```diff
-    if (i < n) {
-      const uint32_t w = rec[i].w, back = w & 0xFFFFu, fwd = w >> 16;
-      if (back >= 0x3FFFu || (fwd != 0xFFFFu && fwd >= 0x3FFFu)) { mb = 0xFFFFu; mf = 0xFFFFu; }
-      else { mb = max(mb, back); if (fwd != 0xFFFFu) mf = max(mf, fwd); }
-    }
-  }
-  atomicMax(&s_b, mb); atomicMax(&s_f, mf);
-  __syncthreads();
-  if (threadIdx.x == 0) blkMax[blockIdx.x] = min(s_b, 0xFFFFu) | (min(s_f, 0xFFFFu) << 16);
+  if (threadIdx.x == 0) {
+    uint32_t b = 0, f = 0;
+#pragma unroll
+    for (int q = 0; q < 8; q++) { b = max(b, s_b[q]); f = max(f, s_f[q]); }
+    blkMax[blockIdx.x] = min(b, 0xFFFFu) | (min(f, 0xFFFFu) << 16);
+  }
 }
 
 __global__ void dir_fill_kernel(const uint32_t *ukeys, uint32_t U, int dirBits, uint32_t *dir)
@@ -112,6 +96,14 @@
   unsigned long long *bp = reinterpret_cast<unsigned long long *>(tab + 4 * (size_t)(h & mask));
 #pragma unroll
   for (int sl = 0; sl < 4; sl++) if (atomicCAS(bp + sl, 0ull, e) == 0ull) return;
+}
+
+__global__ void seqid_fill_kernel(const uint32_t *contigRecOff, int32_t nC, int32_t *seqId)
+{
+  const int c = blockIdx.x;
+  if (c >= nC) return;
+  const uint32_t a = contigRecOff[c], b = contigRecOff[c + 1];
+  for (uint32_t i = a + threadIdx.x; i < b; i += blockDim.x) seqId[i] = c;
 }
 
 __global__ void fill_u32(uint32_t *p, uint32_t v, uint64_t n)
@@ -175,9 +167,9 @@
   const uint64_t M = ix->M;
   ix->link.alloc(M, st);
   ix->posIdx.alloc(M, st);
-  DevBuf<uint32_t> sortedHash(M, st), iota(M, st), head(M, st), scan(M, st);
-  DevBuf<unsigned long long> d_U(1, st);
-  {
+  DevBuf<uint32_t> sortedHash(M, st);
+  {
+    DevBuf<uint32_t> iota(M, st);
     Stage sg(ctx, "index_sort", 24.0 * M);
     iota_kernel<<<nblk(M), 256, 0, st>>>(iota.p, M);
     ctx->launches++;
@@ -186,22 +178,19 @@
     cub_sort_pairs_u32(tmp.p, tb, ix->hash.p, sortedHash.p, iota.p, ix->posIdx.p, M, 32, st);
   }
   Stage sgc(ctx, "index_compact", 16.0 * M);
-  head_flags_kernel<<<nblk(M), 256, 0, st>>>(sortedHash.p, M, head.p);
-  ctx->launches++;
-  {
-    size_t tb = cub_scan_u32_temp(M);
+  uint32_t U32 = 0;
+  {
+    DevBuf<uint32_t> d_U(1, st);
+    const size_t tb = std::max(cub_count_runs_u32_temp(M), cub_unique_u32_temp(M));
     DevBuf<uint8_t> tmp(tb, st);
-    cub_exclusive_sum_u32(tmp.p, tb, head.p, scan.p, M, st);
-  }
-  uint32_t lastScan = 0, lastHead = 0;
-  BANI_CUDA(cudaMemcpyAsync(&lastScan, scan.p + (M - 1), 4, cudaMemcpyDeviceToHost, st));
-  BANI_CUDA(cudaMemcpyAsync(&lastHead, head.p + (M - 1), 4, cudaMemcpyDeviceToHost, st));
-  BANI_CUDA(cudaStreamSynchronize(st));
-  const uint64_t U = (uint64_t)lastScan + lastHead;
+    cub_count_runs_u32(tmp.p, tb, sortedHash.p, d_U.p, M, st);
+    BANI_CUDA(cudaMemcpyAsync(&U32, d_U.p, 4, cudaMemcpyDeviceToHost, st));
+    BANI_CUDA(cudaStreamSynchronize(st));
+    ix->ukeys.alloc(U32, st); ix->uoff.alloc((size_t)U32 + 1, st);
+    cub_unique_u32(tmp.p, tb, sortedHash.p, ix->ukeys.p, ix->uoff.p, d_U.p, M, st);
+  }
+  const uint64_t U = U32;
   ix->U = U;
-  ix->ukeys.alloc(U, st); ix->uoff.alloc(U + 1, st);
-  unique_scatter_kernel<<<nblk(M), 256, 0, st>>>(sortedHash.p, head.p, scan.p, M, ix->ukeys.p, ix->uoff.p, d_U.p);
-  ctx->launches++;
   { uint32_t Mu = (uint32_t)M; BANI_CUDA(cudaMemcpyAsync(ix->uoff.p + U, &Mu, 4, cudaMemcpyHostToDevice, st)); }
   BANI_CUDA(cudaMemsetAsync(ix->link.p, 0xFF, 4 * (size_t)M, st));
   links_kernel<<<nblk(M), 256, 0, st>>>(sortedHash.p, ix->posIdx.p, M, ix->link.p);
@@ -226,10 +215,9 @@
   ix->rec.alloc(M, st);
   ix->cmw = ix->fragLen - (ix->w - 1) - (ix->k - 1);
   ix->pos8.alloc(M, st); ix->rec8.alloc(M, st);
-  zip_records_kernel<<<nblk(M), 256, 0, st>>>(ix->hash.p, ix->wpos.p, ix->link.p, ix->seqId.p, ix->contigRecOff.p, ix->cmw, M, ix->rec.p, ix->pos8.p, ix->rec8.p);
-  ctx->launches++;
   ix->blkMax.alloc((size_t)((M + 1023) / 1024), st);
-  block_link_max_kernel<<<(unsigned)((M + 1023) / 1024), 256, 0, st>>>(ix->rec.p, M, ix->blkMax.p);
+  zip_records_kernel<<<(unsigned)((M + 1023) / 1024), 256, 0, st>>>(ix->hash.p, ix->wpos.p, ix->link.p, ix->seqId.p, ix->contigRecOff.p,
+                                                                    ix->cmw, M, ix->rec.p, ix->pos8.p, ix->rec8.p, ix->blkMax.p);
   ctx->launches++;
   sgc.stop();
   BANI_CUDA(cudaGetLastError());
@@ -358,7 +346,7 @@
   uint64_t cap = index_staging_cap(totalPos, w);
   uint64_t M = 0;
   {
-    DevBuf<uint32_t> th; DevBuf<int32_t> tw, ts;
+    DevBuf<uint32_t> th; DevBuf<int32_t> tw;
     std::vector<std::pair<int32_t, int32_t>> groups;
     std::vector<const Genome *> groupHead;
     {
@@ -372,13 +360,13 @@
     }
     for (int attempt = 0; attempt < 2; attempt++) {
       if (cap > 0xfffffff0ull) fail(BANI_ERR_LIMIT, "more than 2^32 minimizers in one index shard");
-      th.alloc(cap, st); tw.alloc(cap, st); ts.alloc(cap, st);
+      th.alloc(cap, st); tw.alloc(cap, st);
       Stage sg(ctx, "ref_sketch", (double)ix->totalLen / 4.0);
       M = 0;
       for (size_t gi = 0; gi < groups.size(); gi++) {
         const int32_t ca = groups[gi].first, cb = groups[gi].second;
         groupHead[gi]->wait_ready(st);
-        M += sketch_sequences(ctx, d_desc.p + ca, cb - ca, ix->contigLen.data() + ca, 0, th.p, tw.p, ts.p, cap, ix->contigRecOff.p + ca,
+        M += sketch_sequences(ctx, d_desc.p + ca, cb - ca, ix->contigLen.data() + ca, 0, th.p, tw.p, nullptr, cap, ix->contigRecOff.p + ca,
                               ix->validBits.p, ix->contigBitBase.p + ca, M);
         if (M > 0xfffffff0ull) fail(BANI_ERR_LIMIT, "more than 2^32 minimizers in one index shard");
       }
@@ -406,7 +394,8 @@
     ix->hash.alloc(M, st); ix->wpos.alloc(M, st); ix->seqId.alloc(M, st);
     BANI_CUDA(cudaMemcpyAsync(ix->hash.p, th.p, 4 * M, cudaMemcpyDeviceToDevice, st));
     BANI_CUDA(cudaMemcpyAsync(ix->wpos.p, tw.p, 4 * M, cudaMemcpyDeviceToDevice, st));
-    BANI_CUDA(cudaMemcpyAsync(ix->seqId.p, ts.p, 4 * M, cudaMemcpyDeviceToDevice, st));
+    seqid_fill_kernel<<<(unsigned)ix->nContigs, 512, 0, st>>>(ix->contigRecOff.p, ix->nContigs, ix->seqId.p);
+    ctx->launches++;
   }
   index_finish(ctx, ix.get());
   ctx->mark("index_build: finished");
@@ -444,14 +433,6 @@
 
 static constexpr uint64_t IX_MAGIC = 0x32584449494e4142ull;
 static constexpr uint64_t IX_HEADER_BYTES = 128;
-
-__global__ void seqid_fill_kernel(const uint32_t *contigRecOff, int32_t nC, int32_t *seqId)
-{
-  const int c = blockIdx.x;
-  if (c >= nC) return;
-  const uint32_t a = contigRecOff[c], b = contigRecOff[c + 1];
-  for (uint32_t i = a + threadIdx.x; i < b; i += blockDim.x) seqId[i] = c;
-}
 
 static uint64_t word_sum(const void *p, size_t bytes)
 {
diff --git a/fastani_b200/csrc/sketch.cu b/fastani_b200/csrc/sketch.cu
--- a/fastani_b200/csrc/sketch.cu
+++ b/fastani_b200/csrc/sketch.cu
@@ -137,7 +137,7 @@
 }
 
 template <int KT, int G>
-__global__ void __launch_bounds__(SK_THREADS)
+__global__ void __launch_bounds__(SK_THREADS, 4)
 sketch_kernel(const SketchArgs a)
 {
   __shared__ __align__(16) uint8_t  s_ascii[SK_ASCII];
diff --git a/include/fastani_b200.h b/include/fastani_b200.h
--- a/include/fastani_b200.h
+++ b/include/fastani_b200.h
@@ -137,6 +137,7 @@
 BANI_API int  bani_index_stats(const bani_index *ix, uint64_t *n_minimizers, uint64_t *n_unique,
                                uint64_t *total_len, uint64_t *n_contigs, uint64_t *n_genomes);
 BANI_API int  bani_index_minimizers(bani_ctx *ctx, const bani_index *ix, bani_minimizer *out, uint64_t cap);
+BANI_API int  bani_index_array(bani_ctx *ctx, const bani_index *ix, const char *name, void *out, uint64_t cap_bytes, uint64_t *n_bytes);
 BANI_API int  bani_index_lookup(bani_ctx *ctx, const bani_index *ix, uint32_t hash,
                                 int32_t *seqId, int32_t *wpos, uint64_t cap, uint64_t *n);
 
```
........
- _AIM OF THE EXERCISE_: If a line in the data above contains "blockIdx", return that line.

- _RESULT BELOW_:
-  if (threadIdx.x == 0) blkMax[blockIdx.x] = min(s_b, 0xFFFFu) | (min(s_f, 0xFFFFu) << 16);
+    blkMax[blockIdx.x] = min(b, 0xFFFFu) | (min(f, 0xFFFFu) << 16);
+  const int c = blockIdx.x;
-  const int c = blockIdx.x;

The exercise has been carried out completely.